• [What is required] The entries follow. Copy every line in which "gridDim" appears.

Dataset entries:
# # #

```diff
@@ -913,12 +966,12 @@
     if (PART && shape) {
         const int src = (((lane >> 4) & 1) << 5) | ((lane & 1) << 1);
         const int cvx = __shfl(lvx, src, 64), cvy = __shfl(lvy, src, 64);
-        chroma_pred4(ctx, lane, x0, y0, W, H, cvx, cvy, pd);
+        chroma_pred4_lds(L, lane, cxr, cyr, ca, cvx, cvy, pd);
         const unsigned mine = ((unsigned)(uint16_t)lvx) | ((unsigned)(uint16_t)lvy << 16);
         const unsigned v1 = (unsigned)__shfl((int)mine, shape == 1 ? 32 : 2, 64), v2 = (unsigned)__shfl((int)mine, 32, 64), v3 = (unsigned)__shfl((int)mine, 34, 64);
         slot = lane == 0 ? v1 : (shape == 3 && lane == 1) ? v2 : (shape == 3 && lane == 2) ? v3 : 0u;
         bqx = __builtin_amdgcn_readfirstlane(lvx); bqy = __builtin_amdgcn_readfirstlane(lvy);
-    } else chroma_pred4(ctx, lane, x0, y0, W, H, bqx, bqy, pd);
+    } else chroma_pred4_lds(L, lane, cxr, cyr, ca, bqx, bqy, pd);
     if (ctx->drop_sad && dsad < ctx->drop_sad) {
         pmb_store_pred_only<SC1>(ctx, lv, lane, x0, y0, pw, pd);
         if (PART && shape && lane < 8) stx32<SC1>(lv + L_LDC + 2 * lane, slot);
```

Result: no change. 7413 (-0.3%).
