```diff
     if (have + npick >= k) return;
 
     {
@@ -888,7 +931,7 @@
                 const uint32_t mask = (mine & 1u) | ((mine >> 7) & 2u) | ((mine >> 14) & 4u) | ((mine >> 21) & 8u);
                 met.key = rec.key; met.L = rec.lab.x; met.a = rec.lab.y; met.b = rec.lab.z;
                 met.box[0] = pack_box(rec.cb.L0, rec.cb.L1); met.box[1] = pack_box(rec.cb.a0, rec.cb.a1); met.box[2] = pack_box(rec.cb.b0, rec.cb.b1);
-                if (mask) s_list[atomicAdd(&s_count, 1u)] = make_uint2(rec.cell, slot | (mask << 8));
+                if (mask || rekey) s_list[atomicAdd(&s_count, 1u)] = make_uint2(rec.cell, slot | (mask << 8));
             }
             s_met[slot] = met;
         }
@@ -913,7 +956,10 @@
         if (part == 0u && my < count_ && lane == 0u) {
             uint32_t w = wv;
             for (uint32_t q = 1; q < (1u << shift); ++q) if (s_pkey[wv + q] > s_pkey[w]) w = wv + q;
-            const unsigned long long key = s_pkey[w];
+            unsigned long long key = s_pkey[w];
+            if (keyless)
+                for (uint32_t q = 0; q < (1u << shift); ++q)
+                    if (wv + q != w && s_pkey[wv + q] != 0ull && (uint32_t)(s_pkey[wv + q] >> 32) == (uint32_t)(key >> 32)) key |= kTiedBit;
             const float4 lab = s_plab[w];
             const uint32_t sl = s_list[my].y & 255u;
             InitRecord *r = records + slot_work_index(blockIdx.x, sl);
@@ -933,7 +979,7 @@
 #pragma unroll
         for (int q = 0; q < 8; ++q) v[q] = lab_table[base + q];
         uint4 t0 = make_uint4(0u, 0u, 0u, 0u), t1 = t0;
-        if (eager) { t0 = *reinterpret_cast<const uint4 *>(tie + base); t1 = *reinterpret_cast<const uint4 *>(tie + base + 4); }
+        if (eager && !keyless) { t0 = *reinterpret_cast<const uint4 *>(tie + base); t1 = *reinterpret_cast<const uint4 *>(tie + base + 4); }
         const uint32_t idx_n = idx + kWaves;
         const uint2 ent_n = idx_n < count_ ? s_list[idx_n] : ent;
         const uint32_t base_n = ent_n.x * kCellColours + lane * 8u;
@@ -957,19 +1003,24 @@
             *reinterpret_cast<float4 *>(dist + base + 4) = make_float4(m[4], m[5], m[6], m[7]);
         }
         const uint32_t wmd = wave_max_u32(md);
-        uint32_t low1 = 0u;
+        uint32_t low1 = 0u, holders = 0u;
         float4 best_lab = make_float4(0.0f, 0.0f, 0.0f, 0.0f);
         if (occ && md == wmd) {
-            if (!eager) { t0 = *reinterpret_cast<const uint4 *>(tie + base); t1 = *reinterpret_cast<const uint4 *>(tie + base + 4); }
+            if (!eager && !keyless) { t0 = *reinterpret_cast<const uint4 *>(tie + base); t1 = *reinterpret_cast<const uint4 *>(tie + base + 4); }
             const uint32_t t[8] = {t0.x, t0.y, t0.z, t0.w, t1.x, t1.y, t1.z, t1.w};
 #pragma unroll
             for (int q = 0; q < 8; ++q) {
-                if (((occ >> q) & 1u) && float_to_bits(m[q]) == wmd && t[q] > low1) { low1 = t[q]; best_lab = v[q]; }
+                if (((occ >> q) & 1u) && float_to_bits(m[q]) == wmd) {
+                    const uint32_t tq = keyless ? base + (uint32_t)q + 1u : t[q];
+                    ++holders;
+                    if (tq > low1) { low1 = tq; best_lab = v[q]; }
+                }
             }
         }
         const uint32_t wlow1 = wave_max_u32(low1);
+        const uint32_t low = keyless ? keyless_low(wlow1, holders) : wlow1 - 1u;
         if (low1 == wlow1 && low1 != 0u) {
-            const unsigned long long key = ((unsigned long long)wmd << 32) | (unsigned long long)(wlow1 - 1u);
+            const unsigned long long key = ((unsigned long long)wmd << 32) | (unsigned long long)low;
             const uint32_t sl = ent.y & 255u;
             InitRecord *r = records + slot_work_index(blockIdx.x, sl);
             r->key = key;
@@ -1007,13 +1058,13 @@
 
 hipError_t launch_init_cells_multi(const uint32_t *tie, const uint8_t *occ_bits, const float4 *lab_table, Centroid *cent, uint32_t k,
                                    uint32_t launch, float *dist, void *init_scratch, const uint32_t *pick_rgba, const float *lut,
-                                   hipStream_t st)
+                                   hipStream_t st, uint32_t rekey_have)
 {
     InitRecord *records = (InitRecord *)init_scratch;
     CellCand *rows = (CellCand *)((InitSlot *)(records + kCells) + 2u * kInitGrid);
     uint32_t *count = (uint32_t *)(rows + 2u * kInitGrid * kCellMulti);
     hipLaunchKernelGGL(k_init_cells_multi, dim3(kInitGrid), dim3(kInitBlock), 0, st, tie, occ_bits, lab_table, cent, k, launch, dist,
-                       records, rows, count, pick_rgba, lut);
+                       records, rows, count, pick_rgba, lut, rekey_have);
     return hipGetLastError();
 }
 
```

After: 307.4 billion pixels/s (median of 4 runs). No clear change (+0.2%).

# # #

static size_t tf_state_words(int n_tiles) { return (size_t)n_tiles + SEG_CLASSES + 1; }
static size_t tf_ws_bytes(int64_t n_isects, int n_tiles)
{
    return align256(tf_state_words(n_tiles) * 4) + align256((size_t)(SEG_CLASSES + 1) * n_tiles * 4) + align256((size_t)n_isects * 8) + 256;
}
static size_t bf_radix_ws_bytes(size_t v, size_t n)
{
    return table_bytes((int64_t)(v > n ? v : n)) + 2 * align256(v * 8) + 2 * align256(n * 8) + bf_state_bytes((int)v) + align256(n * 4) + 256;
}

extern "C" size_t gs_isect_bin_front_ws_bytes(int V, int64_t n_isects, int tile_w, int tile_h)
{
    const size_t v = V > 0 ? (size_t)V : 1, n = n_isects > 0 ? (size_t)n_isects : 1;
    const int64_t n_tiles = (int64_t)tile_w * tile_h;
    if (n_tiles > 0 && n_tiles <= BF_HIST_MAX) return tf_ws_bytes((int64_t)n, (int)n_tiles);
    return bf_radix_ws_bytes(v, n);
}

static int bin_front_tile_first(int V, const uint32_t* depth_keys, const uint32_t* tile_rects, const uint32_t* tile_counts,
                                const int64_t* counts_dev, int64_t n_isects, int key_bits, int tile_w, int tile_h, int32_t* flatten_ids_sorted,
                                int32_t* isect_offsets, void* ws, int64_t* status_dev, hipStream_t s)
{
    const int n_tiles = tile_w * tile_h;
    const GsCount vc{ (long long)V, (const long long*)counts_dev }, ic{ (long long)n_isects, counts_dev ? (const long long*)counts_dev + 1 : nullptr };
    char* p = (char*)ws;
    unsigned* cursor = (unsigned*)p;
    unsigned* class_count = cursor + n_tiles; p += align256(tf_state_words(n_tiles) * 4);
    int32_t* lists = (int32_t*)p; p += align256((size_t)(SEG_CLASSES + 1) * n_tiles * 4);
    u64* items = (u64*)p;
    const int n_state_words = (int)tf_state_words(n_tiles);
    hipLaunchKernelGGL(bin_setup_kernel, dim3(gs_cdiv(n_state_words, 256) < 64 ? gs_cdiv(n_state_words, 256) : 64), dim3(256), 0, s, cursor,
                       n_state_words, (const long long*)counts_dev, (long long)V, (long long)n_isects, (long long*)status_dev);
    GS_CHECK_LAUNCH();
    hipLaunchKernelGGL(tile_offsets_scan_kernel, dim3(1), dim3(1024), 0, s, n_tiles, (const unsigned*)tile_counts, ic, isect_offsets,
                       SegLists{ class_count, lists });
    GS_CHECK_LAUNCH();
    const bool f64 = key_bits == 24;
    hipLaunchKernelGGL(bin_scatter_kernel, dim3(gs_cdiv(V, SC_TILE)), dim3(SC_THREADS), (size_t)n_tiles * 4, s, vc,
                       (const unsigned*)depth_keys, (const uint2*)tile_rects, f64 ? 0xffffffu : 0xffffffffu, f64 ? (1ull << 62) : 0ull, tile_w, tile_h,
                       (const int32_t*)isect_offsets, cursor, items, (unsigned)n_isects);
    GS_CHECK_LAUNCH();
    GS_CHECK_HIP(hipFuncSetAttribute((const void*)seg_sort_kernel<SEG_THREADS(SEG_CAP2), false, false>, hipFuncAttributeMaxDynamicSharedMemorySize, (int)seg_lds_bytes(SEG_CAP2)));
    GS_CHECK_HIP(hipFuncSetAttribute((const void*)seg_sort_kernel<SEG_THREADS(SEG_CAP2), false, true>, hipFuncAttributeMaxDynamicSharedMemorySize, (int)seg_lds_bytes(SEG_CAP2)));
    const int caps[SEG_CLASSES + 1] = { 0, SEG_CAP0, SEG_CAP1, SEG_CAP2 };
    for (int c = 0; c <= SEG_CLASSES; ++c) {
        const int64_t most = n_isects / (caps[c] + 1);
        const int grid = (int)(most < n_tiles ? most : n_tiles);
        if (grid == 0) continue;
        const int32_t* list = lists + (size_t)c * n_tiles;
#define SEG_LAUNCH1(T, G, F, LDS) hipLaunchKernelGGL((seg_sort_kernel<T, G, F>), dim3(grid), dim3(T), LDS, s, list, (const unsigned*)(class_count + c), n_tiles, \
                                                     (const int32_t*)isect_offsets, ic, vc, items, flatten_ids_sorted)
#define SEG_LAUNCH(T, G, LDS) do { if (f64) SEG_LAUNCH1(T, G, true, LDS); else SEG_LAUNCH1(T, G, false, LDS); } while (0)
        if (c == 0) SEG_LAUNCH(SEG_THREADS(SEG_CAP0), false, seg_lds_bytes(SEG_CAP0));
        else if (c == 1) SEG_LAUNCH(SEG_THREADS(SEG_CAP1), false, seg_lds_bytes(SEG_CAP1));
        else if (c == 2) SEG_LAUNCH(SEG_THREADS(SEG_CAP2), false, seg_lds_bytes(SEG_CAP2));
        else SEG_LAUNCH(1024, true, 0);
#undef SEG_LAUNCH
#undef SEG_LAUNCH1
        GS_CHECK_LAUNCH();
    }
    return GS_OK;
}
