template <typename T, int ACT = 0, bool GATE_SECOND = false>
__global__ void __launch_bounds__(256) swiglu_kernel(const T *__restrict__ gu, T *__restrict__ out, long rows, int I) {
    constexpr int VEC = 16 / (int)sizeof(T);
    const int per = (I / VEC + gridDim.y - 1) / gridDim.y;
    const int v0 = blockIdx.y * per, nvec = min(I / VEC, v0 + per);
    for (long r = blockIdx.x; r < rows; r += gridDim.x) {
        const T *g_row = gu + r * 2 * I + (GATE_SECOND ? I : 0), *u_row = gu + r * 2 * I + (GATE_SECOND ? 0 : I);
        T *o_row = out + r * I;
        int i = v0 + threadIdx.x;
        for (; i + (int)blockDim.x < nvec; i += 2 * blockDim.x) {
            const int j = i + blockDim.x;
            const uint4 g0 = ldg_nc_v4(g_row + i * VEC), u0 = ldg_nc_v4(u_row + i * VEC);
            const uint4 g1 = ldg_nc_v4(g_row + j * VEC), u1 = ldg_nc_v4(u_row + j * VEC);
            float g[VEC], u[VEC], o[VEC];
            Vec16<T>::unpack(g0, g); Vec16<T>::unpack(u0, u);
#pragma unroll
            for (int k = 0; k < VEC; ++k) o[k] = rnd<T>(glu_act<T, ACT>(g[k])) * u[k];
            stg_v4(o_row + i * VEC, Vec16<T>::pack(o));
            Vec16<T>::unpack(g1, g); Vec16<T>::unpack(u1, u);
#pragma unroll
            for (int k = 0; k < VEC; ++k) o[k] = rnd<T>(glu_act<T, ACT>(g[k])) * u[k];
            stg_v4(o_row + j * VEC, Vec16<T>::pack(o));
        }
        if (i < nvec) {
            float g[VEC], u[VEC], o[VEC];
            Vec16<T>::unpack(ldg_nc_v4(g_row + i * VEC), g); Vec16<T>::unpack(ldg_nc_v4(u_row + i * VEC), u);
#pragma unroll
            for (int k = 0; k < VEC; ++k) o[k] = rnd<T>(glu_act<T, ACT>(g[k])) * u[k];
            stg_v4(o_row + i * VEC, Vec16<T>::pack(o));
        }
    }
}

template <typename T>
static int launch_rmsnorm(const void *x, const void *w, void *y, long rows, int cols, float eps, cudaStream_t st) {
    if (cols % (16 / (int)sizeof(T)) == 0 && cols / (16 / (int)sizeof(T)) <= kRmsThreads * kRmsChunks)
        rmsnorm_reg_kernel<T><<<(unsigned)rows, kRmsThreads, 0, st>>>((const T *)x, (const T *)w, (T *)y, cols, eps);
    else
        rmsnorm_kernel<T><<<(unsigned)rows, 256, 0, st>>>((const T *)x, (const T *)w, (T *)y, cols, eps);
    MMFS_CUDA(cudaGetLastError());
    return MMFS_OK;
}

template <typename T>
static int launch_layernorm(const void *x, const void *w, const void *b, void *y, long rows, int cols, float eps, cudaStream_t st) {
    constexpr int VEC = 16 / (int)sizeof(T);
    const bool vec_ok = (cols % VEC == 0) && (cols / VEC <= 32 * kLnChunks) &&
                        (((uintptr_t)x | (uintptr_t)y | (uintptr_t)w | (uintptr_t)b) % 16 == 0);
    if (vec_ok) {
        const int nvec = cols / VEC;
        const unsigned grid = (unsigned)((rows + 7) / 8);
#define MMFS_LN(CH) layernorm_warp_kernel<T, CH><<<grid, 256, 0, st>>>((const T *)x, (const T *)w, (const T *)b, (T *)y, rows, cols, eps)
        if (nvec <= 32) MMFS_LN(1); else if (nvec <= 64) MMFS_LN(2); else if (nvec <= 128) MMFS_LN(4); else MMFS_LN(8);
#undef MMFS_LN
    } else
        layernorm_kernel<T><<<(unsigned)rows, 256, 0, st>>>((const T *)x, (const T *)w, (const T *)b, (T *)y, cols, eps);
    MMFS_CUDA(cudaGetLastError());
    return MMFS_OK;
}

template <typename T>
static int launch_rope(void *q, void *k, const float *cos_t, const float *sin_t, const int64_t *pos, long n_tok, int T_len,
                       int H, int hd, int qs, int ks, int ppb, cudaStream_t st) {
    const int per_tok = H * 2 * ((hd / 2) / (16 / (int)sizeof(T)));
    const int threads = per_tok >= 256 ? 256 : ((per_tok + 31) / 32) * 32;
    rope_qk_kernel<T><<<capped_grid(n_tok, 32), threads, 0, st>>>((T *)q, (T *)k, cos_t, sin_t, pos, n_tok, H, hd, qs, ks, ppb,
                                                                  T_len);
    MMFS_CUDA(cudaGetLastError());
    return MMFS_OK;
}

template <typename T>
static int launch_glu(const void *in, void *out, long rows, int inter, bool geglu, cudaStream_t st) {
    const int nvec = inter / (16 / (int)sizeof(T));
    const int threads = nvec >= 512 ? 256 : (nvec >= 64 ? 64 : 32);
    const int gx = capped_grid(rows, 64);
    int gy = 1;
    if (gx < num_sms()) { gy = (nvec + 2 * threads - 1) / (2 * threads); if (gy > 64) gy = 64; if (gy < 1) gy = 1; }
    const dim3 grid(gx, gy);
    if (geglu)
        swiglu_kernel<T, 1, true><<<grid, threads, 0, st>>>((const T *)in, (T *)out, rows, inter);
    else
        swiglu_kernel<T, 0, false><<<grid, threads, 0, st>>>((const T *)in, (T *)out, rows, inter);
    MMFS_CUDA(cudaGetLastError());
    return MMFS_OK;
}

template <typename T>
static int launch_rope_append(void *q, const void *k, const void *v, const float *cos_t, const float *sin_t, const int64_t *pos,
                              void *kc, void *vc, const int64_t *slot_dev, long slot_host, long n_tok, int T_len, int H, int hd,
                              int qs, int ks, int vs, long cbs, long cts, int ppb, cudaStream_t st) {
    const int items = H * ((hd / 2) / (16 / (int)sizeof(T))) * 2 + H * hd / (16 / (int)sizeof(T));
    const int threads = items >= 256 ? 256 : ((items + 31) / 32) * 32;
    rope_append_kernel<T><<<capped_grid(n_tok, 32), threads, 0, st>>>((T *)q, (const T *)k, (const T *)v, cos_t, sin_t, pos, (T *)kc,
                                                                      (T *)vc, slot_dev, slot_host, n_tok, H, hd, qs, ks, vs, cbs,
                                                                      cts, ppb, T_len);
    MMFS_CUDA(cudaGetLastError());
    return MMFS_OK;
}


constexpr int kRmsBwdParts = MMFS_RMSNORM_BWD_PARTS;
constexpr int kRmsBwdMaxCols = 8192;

# # #

• [Final answer]
    const int per = (I / VEC + gridDim.y - 1) / gridDim.y;
    for (long r = blockIdx.x; r < rows; r += gridDim.x) {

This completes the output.